1. check whether a triple is in your graph -> print true or false
2. print all triples related to a certain subject in your graph
3. print all triples related to a certain object in your graph

In [None]:
#8.1 
print(True if (EX.ice_cream, RDF.type, EX.Dessert) in cookbook else False)
print(True if (EX.pizza, RDFS.subClassOf, EX.Breakfast) in cookbook else False)

True
False


In [48]:
#8.2
for s, p, o in cookbook.triples((EX.margaritha, None, None)):
    print(s, p, o )

http://cookbook.org/margaritha http://www.w3.org/1999/02/22-rdf-syntax-ns#type http://cookbook.org/Pizza
http://cookbook.org/margaritha http://www.w3.org/2000/01/rdf-schema#label Margaritha


In [49]:
for s, p, o in cookbook.triples((None, None, EX.Dessert)):
    print(s, p, o)

http://cookbook.org/ice_cream http://www.w3.org/1999/02/22-rdf-syntax-ns#type http://cookbook.org/Dessert
http://cookbook.org/Cake http://www.w3.org/2000/01/rdf-schema#subClassOf http://cookbook.org/Dessert


## Restaurant Exercise - Part 1

You are a chef in a restaurant, and you need to serve someone that is gluten intolerant. 

1. load the ./data/recipes.rdf and ./data/ingredients.rdf datasets in one graph
2. query your graph (as we did in previous exercises) to retrieve all recipes without gluten
3. query your graph for all recipes that you can make for your gluten intolerant guest. 
4. the guest asks you whether there are more options. Can you find the recipes for which an ingredient with gluten can be replaced, solely using pattern matching? (Hint: you need to write multiple of these pattern matching queries, and check the predicate __substitutesFor__) 
5. another guest is allergic to pecan nuts, which recipes could you serve them (including those for which pecan nuts can be replaced) 

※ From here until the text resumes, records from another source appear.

bool expand_stream_ok(int64_t n, int64_t U, int n_hash, const void *d_out, int64_t ld) {
  return n >= 2 && n <= 0x7fffffffLL && U >= 1 && U <= 65536 && n_hash >= 1 && n_hash <= 2047 && (ld & 1) == 0 &&
         (reinterpret_cast<uintptr_t>(d_out) & 15) == 0;
}
extern "C" int da_debug_ratio_check(int n_hash, double *d_out, void *stream) {
  if (n_hash < 1 || !d_out) return fail(DA_ERR_BAD_ARG, "ratio check: bad arguments");
  hipLaunchKernelGGL(k_es_ratio_check, dim3((unsigned)(n_hash / 256 + 1)), dim3(256), 0, static_cast<hipStream_t>(stream), n_hash, d_out);
  DA_HIP_TRY(hipGetLastError());
  return DA_OK;
}
#ifdef ES_STEAL_COUNT
extern "C" int da_debug_expand_steals(unsigned *out, int reset) {
  static const unsigned zero[64 * ES_ZONES * 2] = {};
  DA_HIP_TRY(hipDeviceSynchronize());
  if (out) DA_HIP_TRY(hipMemcpyFromSymbol(out, HIP_SYMBOL(es_steal), sizeof(zero)));
  if (reset) DA_HIP_TRY(hipMemcpyToSymbol(HIP_SYMBOL(es_steal), zero, sizeof(zero)));
  return DA_OK;
}
#endif
bool expand_stream_packed(int n_hash) { return n_hash <= 511; }
static int es_zones() { return config().mh_expand_zones == 1 ? 1 : ES_ZONES; }
int expand_stream_zones() { return es_zones(); }
struct EsLists { uint32_t *cnt, *cursor, *ticket, *cstart, *zstart; int32_t *cpos; int2 *items; uint64_t *bsum; int zones, Z, K; size_t bytes; };
static EsLists es_layout(void *d_scratch, int64_t n, int64_t U, int zones) {
  uint32_t *w = static_cast<uint32_t *>(d_scratch);
  EsLists L;
  const int64_t K = (int64_t)zones * U;
  L.zones = zones; L.Z = (int)zone_rows(n, zones); L.K = (int)K;
  L.cnt = w; L.cursor = w + K; L.ticket = w + 2 * K; L.cstart = L.ticket + ES_ZONES; L.zstart = L.cstart + (K + 1);
  L.cpos = reinterpret_cast<int32_t *>(L.zstart + (K + 1));
  L.items = reinterpret_cast<int2 *>((reinterpret_cast<uintptr_t>(L.cpos + n) + 15) & ~(uintptr_t)15);
  L.bsum = reinterpret_cast<uint64_t *>(L.items + (std::min(n, K) + n / ES_COPIES + 2));
  L.bytes = (size_t)(reinterpret_cast<unsigned char *>(L.bsum + (ceil_div(K, 1024) + 1)) - static_cast<unsigned char *>(d_scratch));
  return L;
}
size_t expand_stream_scratch_bytes(int64_t n, int64_t U) {
  return es_layout(nullptr, n, U, ES_ZONES).bytes + 16;
}
static int es_lists(const int32_t *d_uidx, int64_t n, int64_t U, void *d_scratch, int zones, hipStream_t stream) {
  const EsLists L = es_layout(d_scratch, n, U, zones);
  const int zero_words = 2 * L.K + ES_ZONES;
  hipLaunchKernelGGL(k_es_zero, dim3((unsigned)ceil_div(zero_words, 256)), dim3(256), 0, stream, L.cnt, zero_words);
  const unsigned nblk = (unsigned)ceil_div(L.K, 1024);
  hipLaunchKernelGGL(k_es_count, dim3((unsigned)ceil_div(n, 256)), dim3(256), 0, stream, d_uidx, (int)n, (int)U, L.Z, L.cnt);
  hipLaunchKernelGGL(k_es_scan_sums, dim3(nblk), dim3(1024), 0, stream, L.cnt, L.K, L.bsum);
  hipLaunchKernelGGL(k_es_scan_offsets, dim3(1), dim3(1024), 0, stream, L.bsum, (int)nblk);
  hipLaunchKernelGGL(k_es_scan_apply, dim3(nblk), dim3(1024), 0, stream, L.cnt, L.K, L.bsum, L.cstart, L.zstart);
  hipLaunchKernelGGL(k_es_fill, dim3((unsigned)ceil_div(std::max<int64_t>(n, L.K), 256)), dim3(256), 0, stream, d_uidx, (int)n, (int)U, L.Z, L.K,
                     L.cstart, L.zstart, L.cursor, L.cpos, L.items);
  DA_HIP_TRY(hipGetLastError());
  return DA_OK;
}
int launch_expand_stream_lists(const int32_t *d_uidx, int64_t n, int64_t U, void *d_scratch, hipStream_t stream) {
  return es_lists(d_uidx, n, U, d_scratch, es_zones(), stream);
}
extern "C" int da_debug_expand_lists(const int32_t *d_uidx, int64_t n, int64_t U, int zones, void *d_scratch, size_t scratch_bytes, int64_t *offsets_out,
                                     int *zones_out, void *stream) {
  if (zones == 0) zones = es_zones();
  if (n < 1 || n > 0x7fffffffLL || U < 1 || U > 65536 || U > n || (zones != 1 && zones != ES_ZONES) || !offsets_out)
    return fail(DA_ERR_BAD_ARG, "expand lists: bad arguments");
  const EsLists L = es_layout(d_scratch, n, U, zones);
  const unsigned char *b = static_cast<const unsigned char *>(d_scratch);
  offsets_out[0] = reinterpret_cast<const unsigned char *>(L.cstart) - b; offsets_out[1] = reinterpret_cast<const unsigned char *>(L.zstart) - b;
  offsets_out[2] = reinterpret_cast<const unsigned char *>(L.cpos) - b; offsets_out[3] = reinterpret_cast<const unsigned char *>(L.items) - b;
  offsets_out[4] = (int64_t)expand_stream_scratch_bytes(n, U); offsets_out[5] = L.Z;
  if (zones_out) *zones_out = zones;
  if (!d_scratch) return DA_OK;
  if (!d_uidx || scratch_bytes < (size_t)offsets_out[4] || (reinterpret_cast<uintptr_t>(d_scratch) & 15)) return fail(DA_ERR_BAD_ARG, "expand lists: bad scratch");
  return es_lists(d_uidx, n, U, d_scratch, zones, static_cast<hipStream_t>(stream));
}
static int es_launch(const uint16_t *d_D, int64_t ld_d, const int32_t *d_colids, int64_t n_cols, const EsLists &L, int64_t n_rows, int64_t U,
                     int64_t row_end, int n_hash, double *d_out, int64_t ld, hipStream_t stream, bool pk);
int launch_expand_stream_rows(const uint16_t *d_D, int64_t ld_d, const int32_t *d_uidx, int64_t n, int64_t U, int n_hash, double *d_out, int64_t ld,
                              void *d_scratch, int64_t row_end, hipStream_t stream, bool pk) {
  if (!expand_stream_ok(n, U, n_hash, d_out, ld) || (ld_d & (pk ? 127 : 7)) || ld_d > 65536 || (reinterpret_cast<uintptr_t>(d_D) & 15) ||
      (pk && !expand_stream_packed(n_hash)))
    return fail(DA_ERR_UNSUPPORTED, "row expansion: shape not covered");
  if (row_end > U) row_end = U;
  if (row_end <= 0) return DA_OK;
  return es_launch(d_D, ld_d, d_uidx, n, es_layout(d_scratch, n, U, es_zones()), n, U, row_end, n_hash, d_out, ld, stream, pk);
}
static int es_launch(const uint16_t *d_D, int64_t ld_d, const int32_t *d_uidx, int64_t n, const EsLists &L, int64_t n_rows, int64_t U,
                     int64_t row_end, int n_hash, double *d_out, int64_t ld, hipStream_t stream, bool pk) {
  static std::atomic<int> es_cus;
  static std::atomic<uint64_t> es_attr_done;
  int dev = 0;
  DA_HIP_TRY(hipGetDevice(&dev));
  if (!((es_attr_done.load() >> (dev & 63)) & 1u)) {
    hipDeviceProp_t prop;
    DA_HIP_TRY(hipGetDeviceProperties(&prop, dev));
#define DA_ES_ATTR(P, Q) DA_HIP_TRY(hipFuncSetAttribute(reinterpret_cast<const void *>(k_expand_stream<P, Q>), hipFuncAttributeMaxDynamicSharedMemorySize, 65536 * 2))
    DA_ES_ATTR(ES_U16, 2); DA_ES_ATTR(ES_U16, 4); DA_ES_ATTR(ES_U16, 6); DA_ES_ATTR(ES_U16, 8);
    DA_ES_ATTR(ES_U16_PK, 2); DA_ES_ATTR(ES_U16_PK, 4); DA_ES_ATTR(ES_U16_PK, 6); DA_ES_ATTR(ES_U16_PK, 8);
    DA_ES_ATTR(ES_PK, 2); DA_ES_ATTR(ES_PK, 4); DA_ES_ATTR(ES_PK, 6); DA_ES_ATTR(ES_PK, 8);
#undef DA_ES_ATTR
    es_cus.store(prop.multiProcessorCount > 0 ? prop.multiProcessorCount : 256);
    es_attr_done.fetch_or(1ull << (dev & 63));
  }
  const bool packed = pk || expand_stream_packed(n_hash);
  size_t lds = packed ? (size_t)pk_row_bytes(ld_d) : (size_t)ld_d * 2;
  lds = std::max<size_t>(lds, 82 * 1024);
  int64_t grid = (int64_t)es_cus.load();
  grid = std::min<int64_t>(grid, std::min<int64_t>(n_rows, L.K) + n_rows / ES_COPIES + 1);
#define DA_ES(P, Q) hipLaunchKernelGGL((k_expand_stream<P, Q>), dim3((unsigned)grid), dim3(ES_THREADS), lds, stream, d_D, ld_d, d_uidx, L.cstart, L.cpos, L.items, \
                                       L.zstart, (int)U, L.zones, (int)row_end, (int)n, n_hash, d_out, ld, L.ticket, ES_BATCH * ES_ZONES / L.zones)
  const int64_t nq = ceil_div((pk ? pk_row_bytes(ld_d) : 2 * ld_d) >> 4, ES_THREADS);
#define DA_ES_NQ(F) do { if (nq <= 2) DA_ES(F, 2); else if (nq <= 4) DA_ES(F, 4); else if (nq <= 6) DA_ES(F, 6); else DA_ES(F, 8); } while (0)
  if (pk) DA_ES_NQ(ES_PK);
  else if (packed) DA_ES_NQ(ES_U16_PK);
  else DA_ES_NQ(ES_U16);
#undef DA_ES_NQ
#undef DA_ES
  DA_HIP_TRY(hipGetLastError());
  return DA_OK;
}
int launch_expand_stream(const uint16_t *d_D, int64_t ld_d, const int32_t *d_uidx, int64_t n, int64_t U, int n_hash, double *d_out, int64_t ld,
                         void *d_scratch, hipStream_t stream, hipEvent_t after_lists, bool pk) {
  if (!expand_stream_ok(n, U, n_hash, d_out, ld)) return fail(DA_ERR_UNSUPPORTED, "row expansion: shape not covered");
  int rc = launch_expand_stream_lists(d_uidx, n, U, d_scratch, stream);
  if (rc != DA_OK) return rc;
  if (after_lists) DA_HIP_TRY(hipEventRecord(after_lists, stream));
  return launch_expand_stream_rows(d_D, ld_d, d_uidx, n, U, n_hash, d_out, ld, d_scratch, U, stream, pk);
}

**Note that this is a bit tedious: later on, we will be querying more complicated patterns with SPARQL!**

## HI ontology exploration

In your project, you will be working with a Hybrid Intelligence (HI) ontology. This is an opportunity for you to get acquainted with its structure. Applying the skills from the exercises above perform the following actions:

1. Load the HI ontology from the data folder (hi_ontology.ttl) with RDFlib.
2. Create an "HI" Namespace.
3. Count the number of triples.
4. List all subjects.
5. List all predicates.
6. List all pairs of subjects and their corresponding objects linked by a rdf:type predicate.